Nelson Gahadza
Despite initial hopes, Zimbabwe Gold (ZiG) has seen a steady decline on the parallel market as the gap between the official and parallel market rates continues to widen.
Currently the gap is estimated at 63 percent, and this has seen some businesses effecting USD price increases in order to cover the difference.
At its introduction in April 2024, the ZiG was hoped would address exchange rate disparities and inflation and in terms of ZiG inflation, it has managed to hold while USD inflation seem on an upward trend as businesses are increasing the USD prices.
According to Equity Axis, in its first month of issuance, the ZiG closed stronger but fell to ZiG21 per dollar by the end of April on the parallel market, representing a 36 percent premium.
“The government responded by cracking down on street money changers and imposing heavy penalties on unauthorised money changers, leading to a decline in the parallel market rate to 17 per dollar in May before rising again to 21,5 in June.
“As a result, the exchange premium widened from 55 percent at the beginning of July to 74 percent by the end of the month,” the equities and research firm said.
Investment analyst, Enock Rukarwa, said the foreign exchange market premium, if left unabated, creates arbitrage opportunities in the economy that are distortionary to business operations.
The assertion was supported by economist, Victor Bhoroma, who said the impact of the increase in the ZiG premium is that businesses have seen an increase in the cost of doing business both in US dollars and in ZiG, giving businesses a dilemma in terms of pricing.
“Businesses are trying to compete against cheap imports that are being smuggled into the country at the same time, trying to stay afloat while also ensuring that exports are competitive in the region, hence it has been a dilemma,” he said.
Bhoroma added that sales have also been impacted, and some have also seen viability concerns because of that particular increase in the premium.
“It becomes a nightmare in terms of forecasting and future planning for businesses as that particular premium makes it difficult to plan on debt receivables, payments and stocking levels as it also affects supply and demand in the economy,” he said.
Bhoroma noted that it will be difficult to reverse the premium because there is no confidence in the market.
However, he noted that the premium can be reversed if the central bank is sincere enough in terms of ending parallel Government expenditure and also in terms of having a market-driven foreign exchange market, but at the moment there are no reforms that speak to these issues.

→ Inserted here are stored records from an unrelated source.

EXPORTS = [
    "spt_version", "spt_default_model_params", "spt_default_infer_params", "spt_ctx_create",
    "spt_ctx_destroy", "spt_last_error", "spt_ctx_info", "spt_transcribe", "spt_transcribe_batch",
    "spt_transcribe_batch_device", "spt_result_free", "spt_get_timings", "spt_get_call_stats", "spt_get_xq_stats", "spt_debug_mel",
    "spt_debug_mel_at", "spt_debug_encode", "spt_debug_weight_checksum", "spt_probe_kernel", "spt_language_code",
    "spt_tokenize", "spt_token_to_str", "spt_debug_ggml_tokenize", "spt_debug_ggml_dequant",
    "spt_weights_export", "spt_weights_import", "spt_weights_arena", "spt_weights_commit",
    "spt_ctx_create_replicas", "spt_transcribe_batch_replicas",
    "spt_parakeet_default_model_params", "spt_parakeet_default_infer_params", "spt_parakeet_create",
    "spt_parakeet_destroy", "spt_parakeet_last_error", "spt_parakeet_info", "spt_parakeet_tensor_numel",
    "spt_parakeet_set_tensor", "spt_parakeet_set_vocab", "spt_parakeet_transcribe", "spt_parakeet_transcribe_batch",
    "spt_parakeet_transcribe_batch_device", "spt_parakeet_result_free", "spt_parakeet_get_timings",
    "spt_parakeet_debug_mel", "spt_parakeet_debug_encode", "spt_parakeet_debug_decode", "spt_parakeet_debug_last_encoder",
    "spt_parakeet_debug_weight_checksum", "spt_parakeet_onnx_open", "spt_parakeet_onnx_tensor",
    "spt_parakeet_onnx_piece", "spt_parakeet_onnx_close",
    "spt_resampler_create", "spt_resampler_info", "spt_resample_output_len", "spt_resample",
    "spt_resampler_last_error", "spt_resampler_destroy",
    "spt_vad_default_params", "spt_vad_create", "spt_vad_push", "spt_vad_result_free", "spt_vad_reset",
    "spt_vad_last_error", "spt_vad_destroy",
    "spt_parakeet_profile_encoder",
    "spt_parakeet_onnx_qtensor", "spt_parakeet_debug_qgemm", "spt_parakeet_debug_tap", "spt_parakeet_debug_tap_read",
    "spt_moonshine_default_model_params", "spt_moonshine_default_infer_params", "spt_moonshine_create",
    "spt_moonshine_destroy", "spt_moonshine_last_error", "spt_moonshine_info", "spt_moonshine_tensor_numel",
    "spt_moonshine_set_tensor", "spt_moonshine_missing_tensors", "spt_moonshine_set_vocab", "spt_moonshine_transcribe",
    "spt_moonshine_transcribe_batch", "spt_moonshine_result_free", "spt_moonshine_get_timings",
    "spt_moonshine_debug_stem", "spt_moonshine_debug_encode", "spt_moonshine_debug_logits",
    "spt_sensevoice_default_model_params", "spt_sensevoice_default_infer_params", "spt_sensevoice_create",
    "spt_sensevoice_destroy", "spt_sensevoice_last_error", "spt_sensevoice_info", "spt_sensevoice_tensor_numel",
    "spt_sensevoice_set_tensor", "spt_sensevoice_missing_tensors", "spt_sensevoice_set_cmvn",
    "spt_sensevoice_set_vocab", "spt_sensevoice_n_rows", "spt_sensevoice_transcribe",
    "spt_sensevoice_transcribe_batch", "spt_sensevoice_result_free", "spt_sensevoice_get_timings",
    "spt_sensevoice_debug_features", "spt_sensevoice_debug_encode", "spt_sensevoice_debug_frames",
    "spt_debug_sample_tokens", "spt_debug_sample_beam", "spt_debug_sample_kv_gather",
    "spt_debug_attn_enc", "spt_debug_attn_self", "spt_debug_attn_cross",
    "spt_debug_qgemv", "spt_get_weight_residency",
]
SPT_MODEL_QUANT_RESIDENT = 2
SPT_GGML_Q4_1, SPT_GGML_Q5_0, SPT_GGML_Q5_1 = 3, 6, 7
SPT_GV_BIAS, SPT_GV_BIAS_GELU, SPT_GV_PARTIAL, SPT_GV_QKV_CACHE, SPT_GV_LOGITS, SPT_GV_BIAS_RESID = range(6)
SPT_QGEMV_A_DIRECT, SPT_QGEMV_A_LN = 0, 1
SPT_ATTN_CROSS_8WAVE, SPT_ATTN_CROSS_VW, SPT_ATTN_CROSS_VW_PQ, SPT_ATTN_CROSS_VW_MERGE, SPT_ATTN_CROSS_VW_PQ_MERGE = range(5)
SPT_SV_LANG_AUTO, SPT_SV_LANG_ZH, SPT_SV_LANG_EN, SPT_SV_LANG_YUE, SPT_SV_LANG_JA, SPT_SV_LANG_KO = range(6)
SPT_PK_WEIGHTS_EMPTY = 1
SPT_PK_TS_TOKEN, SPT_PK_TS_WORD, SPT_PK_TS_SEGMENT = 0, 1, 2
SPT_MODEL_WEIGHTS_EXTERNAL = 1
PK_STAGES = ("subsampling", "pos", "layernorm", "ffn", "qkv_out", "attn", "conv_pw", "conv_dw", "joint_enc")
PROBES = {"dec_cross_attn": 0, "dec_self_attn": 1, "dec_logits": 2, "dec_fc1": 3, "enc_fc1_gemm": 4,
          "enc_attn": 5}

Businesses say they have been struggling to secure adequate working capital, relying on expensive short-term borrowings.
In other instances, the lead time to convert reasonable amounts of working capital through formal channels is dragging into weeks, compromising the production value chain.
The central bank earlier in the month had to intervene with a US$50 million injection into the interbank foreign exchange market, which will largely meet most of the demand; however, increased ZiG sales will compound the situation and lead to forex shortages.

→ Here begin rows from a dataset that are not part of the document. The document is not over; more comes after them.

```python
def linear_norm(x, w_derived, colsum, bias_derived, mode, eps=1e-5, act=None, residual=None, out=None, rope=None,
                ext_stats=None):
    m = {"layernorm": 1, "rmsnorm": 2}[mode]
    a = ACT[act] if not isinstance(act, int) else act
    shp = x.shape[:-1] + (w_derived.shape[0] // 2 if a == SWIGLU else w_derived.shape[0],)
    M, N, K = x.numel() // x.shape[-1], w_derived.shape[0], w_derived.shape[1]
    split = tuning.col_split(M, N, K, tuning.tag(a)) if ext_stats is not None and rope is None and a != SWIGLU \
        else None
    if split:
        if out is None:
            out = torch.empty(shp, dtype=x.dtype, device=x.device)
        o2 = out.view(M, N)
        r2 = residual.reshape(M, N) if residual is not None else None
        pol = _stream_pol(N, K)
        for n0, n1, c, k in split:
            ext().gemm(x, w_derived[n0:n1], bias_derived[n0:n1] if bias_derived is not None else None,
                       r2[:, n0:n1] if r2 is not None else None, a, 1.0, o2[:, n0:n1], int(c), int(k),
                       colsum[n0:n1], m, float(eps), None, False, None, None, 1, 2, 0, None, ext_stats,
                       stream_pol=pol)
        return out
    cfg, sk = tuning.resolve_private(tuning.lookup_fused(M, N, K, tuning.tag(a)), K, a, folded=True)
    if ext_stats is None:
        sk = 1
        if 0 <= cfg < tuning.REGSTAGE and tuning.kstep(cfg) != 64:
            cfg = next((int(c) for c, _ in tuning.runner_ups(M, N, K, tuning.tag(a), 8)
                        if 0 <= c < tuning.REGSTAGE and tuning.kstep(c) == 64), -1)
    rc, rs_, rS, rD, rcols = rope if rope is not None else (None, None, 1, 2, 0)
    pol = _stream_pol(N, K)
    y = ext().gemm(x, w_derived, bias_derived, residual, a, 1.0, out, cfg if cfg < tuning.REGSTAGE else -1, sk, colsum,
                   m, float(eps), None, False, rc, rs_, int(rS), int(rD), int(rcols), None, ext_stats,
                   stream_pol=pol)
    return y.view(shp) if out is None else out



SKINNY_ROWS_LIMIT = 16
SKINNY_WAVES = (4, 8, 16)
SKINNY_MAX_ROWS = 2
SKINNY_LMHEAD = True
_NORM_MODE = {"layernorm": 1, "rmsnorm": 2, 1: 1, 2: 2}


def skinny_waves(N: int, K: int, act=None) -> int:
    a = ACT[act] if not isinstance(act, int) else act
    strips = N // 32 if a == SWIGLU else (N + 15) // 16
    nk = (K + 63) // 64
    if a == SWIGLU:
        return 4
    return 16 if strips >= 4096 and nk >= 32 else 8


def skinny_refusal(M, N, K, act=None, rope=None, norm=None, waves=None, lda=None, ldw=None) -> Optional[str]:
    try:
        a = ACT[act] if not isinstance(act, int) else act
    except KeyError:
        return f"unknown activation {act!r}"
    lda, ldw = (K if lda is None else lda), (K if ldw is None else ldw)
    if not 1 <= M <= SKINNY_ROWS_LIMIT:
        return f"M = {M}: the kernel takes 1..{SKINNY_ROWS_LIMIT} rows"
    if N < 1 or K < 32 or K % 32:
        return f"N = {N}, K = {K}: N >= 1 and K a positive multiple of 32"
    if lda % 8 or ldw % 8 or lda < K or ldw < K:
# ... 873 lines not shown
```

distributed_llm_scheduler_amd/ops/tuning.py:

```python
from __future__ import annotations

import json
import os
import statistics
import threading
from typing import Dict, Iterable, Optional, Tuple

import torch

_PATH = os.environ.get("DLS_GEMM_TUNING") or os.path.join(os.path.dirname(os.path.abspath(__file__)),
                                                          "gemm_tuning.json")
_lock = threading.Lock()
_table: Optional[Dict[str, Tuple[int, int]]] = None
_cands: Dict[str, list] = {}
_refined: Dict[str, bool] = {}
_col_splits: Dict[str, list] = {}
_overrides: Dict[str, Dict[str, Tuple[int, int]]] = {}
_model: Optional[str] = None
REGSTAGE = 100
PERSIST = 64
LIB = 200
VENDOR = os.environ.get("DLS_ALLOW_VENDOR_GEMM", "0") == "1"
PRIVATE = 120
PRIVATE_WAVES = {120: 8, 121: 4, 122: 6, 123: 12}
PRIVATE_FALLBACK = (45, 1)


def private_takes(cfg: int, K: int, sk: int = 1, act: int = 0, ranged: bool = False, rope: bool = False,
                  folded: bool = False) -> bool:
    w = PRIVATE_WAVES.get(cfg, 0)
    return w > 0 and K > 0 and K % (64 * w) == 0 and sk <= 1 and act == 0 and not (ranged or rope or folded)


def resolve_private(choice: Tuple[int, int], K: int, act: int = 0, ranged: bool = False, rope: bool = False,
                    folded: bool = False) -> Tuple[int, int]:
    cfg, sk = choice
    if cfg not in PRIVATE_WAVES:
        return choice
    return (cfg, 1) if private_takes(cfg, K, sk, act, ranged, rope, folded) else PRIVATE_FALLBACK


def _key(M: int, N: int, K: int, tg: str = "") -> str:
    return f"{M}x{N}x{K}{tg}"


def tag(act: int = 0, ranged: bool = False) -> str:
    return ("s" if act == 4 else "") + ("r" if ranged else "")


def table() -> Dict[str, Tuple[int, int]]:
    global _table
    with _lock:
        if _table is None:
            _table = {}
            if os.path.exists(_PATH):
                try:
                    with open(_PATH) as f:
                        doc = json.load(f)
                    _table = {k: tuple(v) for k, v in doc.get("gemm", {}).items()}
                    _cands.update({k: [tuple(c) for c in v] for k, v in doc.get("candidates", {}).items()})
                    _refined.update(doc.get("refined", {}))
                    _col_splits.update({k: [tuple(x) for x in v] for k, v in doc.get("col_splits", {}).items()})
                    _overrides.update({m: {k: tuple(v) for k, v in t.items()}
                                       for m, t in doc.get("model_overrides", {}).items()})
                except (OSError, ValueError):
                    _table = {}
        return _table


def set_model(name: Optional[str]) -> None:
    global _model
    _model = name
# ... 218 lines not shown
```

Baseline: 0.5363.

## Add 64-row wave-private split-K GEMM kernel with folded-norm epilogue

Adds a new wave-private-ring GEMM kernel that works on 64-row tiles with 80 or 96 columns and reduces the per-wave K partial sums through LDS. Its epilogue folds LayerNorm/RMSNorm from external stats and applies an optional GELU. Config ids 130-133 are wired into the binding, the tuning resolver and the fused-norm Python path. The kernel only runs when the tuning table selects these ids, and nothing in this change adds such entries, so default behaviour may be unchanged.

```diff
diff --git a/csrc/kernels/gemm_glds_impl.h b/csrc/kernels/gemm_glds_impl.h
--- a/csrc/kernels/gemm_glds_impl.h
+++ b/csrc/kernels/gemm_glds_impl.h
@@ -30,6 +30,11 @@
 template <class T>
 __device__ __forceinline__ void consume_from_here(T& x) {
   asm volatile("" : "+v"(x));
+}
+template <int ACT, bool LNM>
+__device__ __forceinline__ float finish_value(float x, float alpha, float rs, float mu, float cs, float b) {
+  if constexpr (LNM) return act_c<ACT>(rs * (x - mu * cs) + b);
+  else return act_c<ACT>(alpha * x + b);
 }
 template <bool WAIT_LDS_ONLY>
 __device__ __forceinline__ void epi_barrier() {
@@ -743,8 +748,7 @@
 #pragma unroll
           for (int e = 0; e < 8; ++e) {
             const float x = e < 4 ? lo[e & 3] : hi[e & 3];
-            if constexpr (LNM) v[e] = act_c<ACT>(ln_rs1 * (x - ln_mu1 * csv[e]) + bv[e]);
-            else v[e] = act_c<ACT>(alpha * x + bv[e]);
+            v[e] = finish_value<ACT, LNM>(x, alpha, ln_rs1, ln_mu1, csv[e], bv[e]);
           }
           if constexpr (ROPE) {
             rope_pairs<4>(v, row, col, rope);
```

The Reserve Bank of Zimbabwe (RBZ) recently said it had witnessed a build-up in pipeline demand for foreign currency at banks, thus putting undue pressure on the foreign exchange market.
Through the 2024 monetary policy statement presented in April, the Apex bank made a significant shift in its foreign exchange policy, discontinuing the Foreign Exchange Auction System and adopting a market-determined exchange rate system under the WBWS trading arrangement.
Dr Prosper Chitambara, an economist, said the premium is a major cause of concern in terms of its impact on inflation.
“This is inflationary and creates inflationary pressures. The biggest problem we are facing is that there is a huge mismatch between demand and supply in terms of foreign exchange.
“There are many willing buyers of foreign exchange from the business side, but very few willing sellers.
“This means most people are not able to get their foreign exchange requirements and most businesses are failing to have their foreign exchange requirements met in the interbank market.
‘‘Therefore, this then causes these businesses to maybe seek recourse to the black market,” he said.
Dr Chitambara said the widening premium also speaks to the issue of reserves. Because the RBZ had adequate reserves, it could have used part of the reserves to liquidate the interbank market.
Sugar manufacturer, Hippo Valley ,said in its recent financials it was witnessing a cash flow mismatch between the two major trading currencies (ZiG and USD), which is resulting in limited USD-denominated receipts.
In a trading update for the quarter to June 30, 2024, the company said this has resulted in a deficit for critical imports and other local supplies, which are currently priced in USD.
“Currency dynamics have had a negative effect on the cost of doing business as the company is currently experiencing a mismatch between the ZiG and USD on revenues and expenditure where the currency mix on revenues is currently showing a decrease in USD denominated sales and an increase in ZiG denominated sales while providers of goods and services are currently preferring settlement more in USD than what the company is able to generate from the normal sales,” reads the update.
Meanwhile, the Government has hinted at the possibility of reintroducing the Zimbabwe dollar as the main currency before 2030, as previously planned.
However, according to Equity Axis, the de-dollarisation process would require increased actual gold reserves, US dollars, and an audit of gold to verify the actual reserves.
Historically, all attempts to bring back the local currency have failed, resulting in record hyperinflation.